┌────────

struct zngamd_ctx {
    int device = 0;
    hipStream_t own_stream = nullptr, stream = nullptr;
    ZaErrSlot err;
    std::mutex mu;
    uint32_t *d_crc_table = nullptr, *d_x8k = nullptr;
    uint32_t *d_crc_slice4 = nullptr;
    uint32_t chunk_units = 16384;
    DevBuf<uint16_t> links; DevBuf<uint32_t> best, tok, segtok, hist, codes; DevBuf<ZaPlan> plan;
    uint16_t *prev_p = nullptr, *linkb_p = nullptr, *linkc_p = nullptr; uint32_t *tok_p = nullptr;
    bool debug_keep = false, last_kept = false; DevBuf<uint32_t> best_keep, dpcost;
    std::vector<uint32_t> last_ulen_host; bool last_ulen_on_host = false;
    const uint32_t *last_unit_len = nullptr;
    DevBuf<ZaUnit> units; DevBuf<uint32_t> segbits, cidx, status, runs;
    uint32_t last_units = 0; bool last_single_chunk = false;
    std::vector<ZaUnit> last_hu;
    std::vector<ZaUnit> plan_in; std::vector<uint32_t> plan_runs; uint32_t plan_ch = 0;
    std::vector<zngamd_block> blocks_in; std::vector<ZaUnit> blocks_hu; uint64_t blocks_len = 0;
    uint32_t chain_slots = 512;
    uint32_t chain_run = 0;
    DevBuf<uint8_t> st_in, st_out, st_slots, st_aux, hdr; DevBuf<uint32_t> st_len, st_crc; DevBuf<uint64_t> st_off;
    DevBuf<uint64_t> ccand, csurv; DevBuf<ZaChunkRes> cres; DevBuf<ZaChunk> cchunks; DevBuf<uint16_t> out16, ccomp; DevBuf<uint8_t> winbuf;
    DevBuf<uint16_t> uarea; uint32_t uarea_marked = 0;
    DevBuf<ZaCkPart> ck; DevBuf<uint32_t> matchq; DevBuf<ZaCand> cands; DevBuf<ZaMember> members; DevBuf<int32_t> mstatus;
    void *d_small = nullptr;
    uint64_t paths[4] = {0, 0, 0, 0};
    uint64_t indexed_units = 0;
    uint64_t span_stats[2] = {0, 0};
    DevBuf<uint8_t> sp_in, sp_win, sp_out; DevBuf<ZaSpan> sp_tab; DevBuf<int32_t> sp_status;
    DevBuf<uint8_t> bt_out, bt_out2, bt_def; DevBuf<ZaBatchItem> bt_items, bt_items2; DevBuf<ZaBatchResult> bt_res, bt_res2;
    DevBuf<uint32_t> bt_first, bt_ulen, bt_ucrc; DevBuf<uint64_t> bt_uoff, bt_total;
    DevBuf<uint8_t> bt_dict, bt_prime;
    DevBuf<uint8_t> dt_data, dt_dict; DevBuf<uint32_t> dt_hash, dt_freq; DevBuf<uint16_t> dt_shadow;
    DevBuf<ZaBatchItem> dt_items; DevBuf<ZaDictBest> dt_best; DevBuf<ZaDictState> dt_state;
    DevBuf<uint32_t> bg_len; DevBuf<ZaBgzfBlock> bg_table; DevBuf<ZaBgzfSlice> bg_slices; DevBuf<int32_t> bg_sstat; DevBuf<uint8_t> bg_out;
    uint64_t bgzf_stats[3] = {0, 0, 0};
    DevBuf<ZaBgzfCount> bg_rows; DevBuf<ZaBgzfPos> bg_q; DevBuf<uint64_t> bg_pos; DevBuf<int32_t> bg_pstat, bg_pre; DevBuf<uint32_t> bg_rlen;
    DevBuf<uint8_t> gp_par; DevBuf<ulonglong2> gp_bits; DevBuf<ZaGrepTile> gp_tiles; DevBuf<ZaGrepCarry> gp_carry; DevBuf<ZaGrepRow> gp_rows; DevBuf<uint32_t> gp_lens;
    DevBuf<unsigned long long> tb_bits, tb_data, tb_name, tb_bin, tb_key, tb_raise, tb_blk, tb_tot; DevBuf<uint32_t> tb_tcnt, tb_di, tb_lens; DevBuf<uint64_t> tb_tbase;
    DevBuf<ZaTbxLine> tb_lines; DevBuf<ZaTbxName> tb_names; DevBuf<ZaTbxBin> tb_bins; DevBuf<ZaTbxWin> tb_wins;
    DevBuf<uint8_t> tb_par; DevBuf<ZaTbxSpan> tb_spans; DevBuf<ZaTbxRow> tb_rows; DevBuf<uint32_t> tb_srows; DevBuf<int32_t> tb_sstat; DevBuf<uint64_t> tb_sbase;
    std::vector<uint8_t> tb_host;
    DevBuf<unsigned long long> fa_x, fa_bw; DevBuf<uint64_t> fa_start; DevBuf<uint32_t> fa_hline, fa_first, fa_last; DevBuf<ZaFaiRow> fa_rows; DevBuf<ZaFaiSpan> fa_spans;
    DevBuf<unsigned long long> gr_start, gr_sel, gr_len; DevBuf<uint8_t> gr_hit;
    std::vector<uint8_t> gp_host;
    uint8_t *h_stage = nullptr; size_t h_stage_cap = 0;
    uint8_t *h_up = nullptr; size_t h_up_cap = 0;
    uint8_t *h_tab = nullptr; size_t h_tab_cap = 0;
    hipEvent_t ev_up = nullptr, ev_tab = nullptr; bool up_busy = false, tab_busy = false;
    hipEvent_t ev_copy[2] = {nullptr, nullptr};
    bool prof = false; std::vector<EvPair> evs; std::vector<hipEvent_t> pool;
    double ms[ZNGAMD_K_COUNT] = {0}; uint64_t launches[ZNGAMD_K_COUNT] = {0};
};

#define HIPCHK(ctx, call) do { hipError_t e_ = (call); if (e_ != hipSuccess) { \
    (ctx)->err = std::string(#call) + ": " + hipGetErrorString(e_); return ZNGAMD_E_HIP; } } while (0)

static int fail(zngamd_ctx *c, int code, const char *msg) { c->err = msg; return code; }
#define ZA_ABI_GUARD catch (const std::bad_alloc &) { return ZNGAMD_MEM_ERROR; } catch (...) { return ZNGAMD_E_ARG; }


static bool trace_on() { static const bool on = getenv("ZNGAMD_TRACE") != nullptr; return on; }
struct PhaseClock {
    zngamd_ctx *c; const char *name; std::chrono::steady_clock::time_point t;
    PhaseClock(zngamd_ctx *c_, const char *n) : c(c_), name(n) { if (trace_on()) t = std::chrono::steady_clock::now(); }
    ~PhaseClock()
    {
        if (!trace_on()) return;
        if (c) (void)hipStreamSynchronize(c->stream);
        fprintf(stderr, "zng_amd trace: %-34s %9.3f ms\n", name, std::chrono::duration<double, std::milli>(std::chrono::steady_clock::now() - t).count());
    }
};

static hipEvent_t ev_get(zngamd_ctx *c)
{
    if (!c->pool.empty()) { hipEvent_t e = c->pool.back(); c->pool.pop_back(); return e; }
    hipEvent_t e; (void)hipEventCreate(&e); return e;
}
struct ProfScope {
    zngamd_ctx *c; int cls; hipEvent_t a = nullptr;
    ProfScope(zngamd_ctx *c_, int cls_) : c(c_), cls(cls_) { if (c->prof) { a = ev_get(c); (void)hipEventRecord(a, c->stream); } }
    ~ProfScope() { if (c->prof) { hipEvent_t b = ev_get(c); (void)hipEventRecord(b, c->stream); c->evs.push_back({a, b, cls}); } }
};
static void prof_collect(zngamd_ctx *c)
{
    for (auto &e : c->evs) {
        float t = 0; (void)hipEventSynchronize(e.b);
        if (hipEventElapsedTime(&t, e.a, e.b) == hipSuccess) { c->ms[e.cls] += t; c->launches[e.cls]++; }
        c->pool.push_back(e.a); c->pool.push_back(e.b);
    }
    c->evs.clear();
}

extern "C" {

const char *zngamd_version(void) { return "zng_amd 0.6 (gfx950)"; }
int zngamd_abi(void) { return ZNGAMD_ABI; }
int zngamd_kernel_class_count(void) { return ZNGAMD_K_COUNT; }

int zngamd_device_count(void)
try {
    int n = 0;
    if (hipGetDeviceCount(&n) != hipSuccess) return 0;
    return n;
} ZA_ABI_GUARD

└────────

• [Directions for this task]:
Taking the entries above, write out exactly each line from the one holding "std::vector<uint32_t> last_ulen_host; bool" to the one holding "DevBuf<uint8_t> sp_in, sp_win, sp_out;", both included, and stop there.

• [Answer to this problem]:
    std::vector<uint32_t> last_ulen_host; bool last_ulen_on_host = false;
    const uint32_t *last_unit_len = nullptr;
    DevBuf<ZaUnit> units; DevBuf<uint32_t> segbits, cidx, status, runs;
    uint32_t last_units = 0; bool last_single_chunk = false;
    std::vector<ZaUnit> last_hu;
    std::vector<ZaUnit> plan_in; std::vector<uint32_t> plan_runs; uint32_t plan_ch = 0;
    std::vector<zngamd_block> blocks_in; std::vector<ZaUnit> blocks_hu; uint64_t blocks_len = 0;
    uint32_t chain_slots = 512;
    uint32_t chain_run = 0;
    DevBuf<uint8_t> st_in, st_out, st_slots, st_aux, hdr; DevBuf<uint32_t> st_len, st_crc; DevBuf<uint64_t> st_off;
    DevBuf<uint64_t> ccand, csurv; DevBuf<ZaChunkRes> cres; DevBuf<ZaChunk> cchunks; DevBuf<uint16_t> out16, ccomp; DevBuf<uint8_t> winbuf;
    DevBuf<uint16_t> uarea; uint32_t uarea_marked = 0;
    DevBuf<ZaCkPart> ck; DevBuf<uint32_t> matchq; DevBuf<ZaCand> cands; DevBuf<ZaMember> members; DevBuf<int32_t> mstatus;
    void *d_small = nullptr;
    uint64_t paths[4] = {0, 0, 0, 0};
    uint64_t indexed_units = 0;
    uint64_t span_stats[2] = {0, 0};
    DevBuf<uint8_t> sp_in, sp_win, sp_out; DevBuf<ZaSpan> sp_tab; DevBuf<int32_t> sp_status;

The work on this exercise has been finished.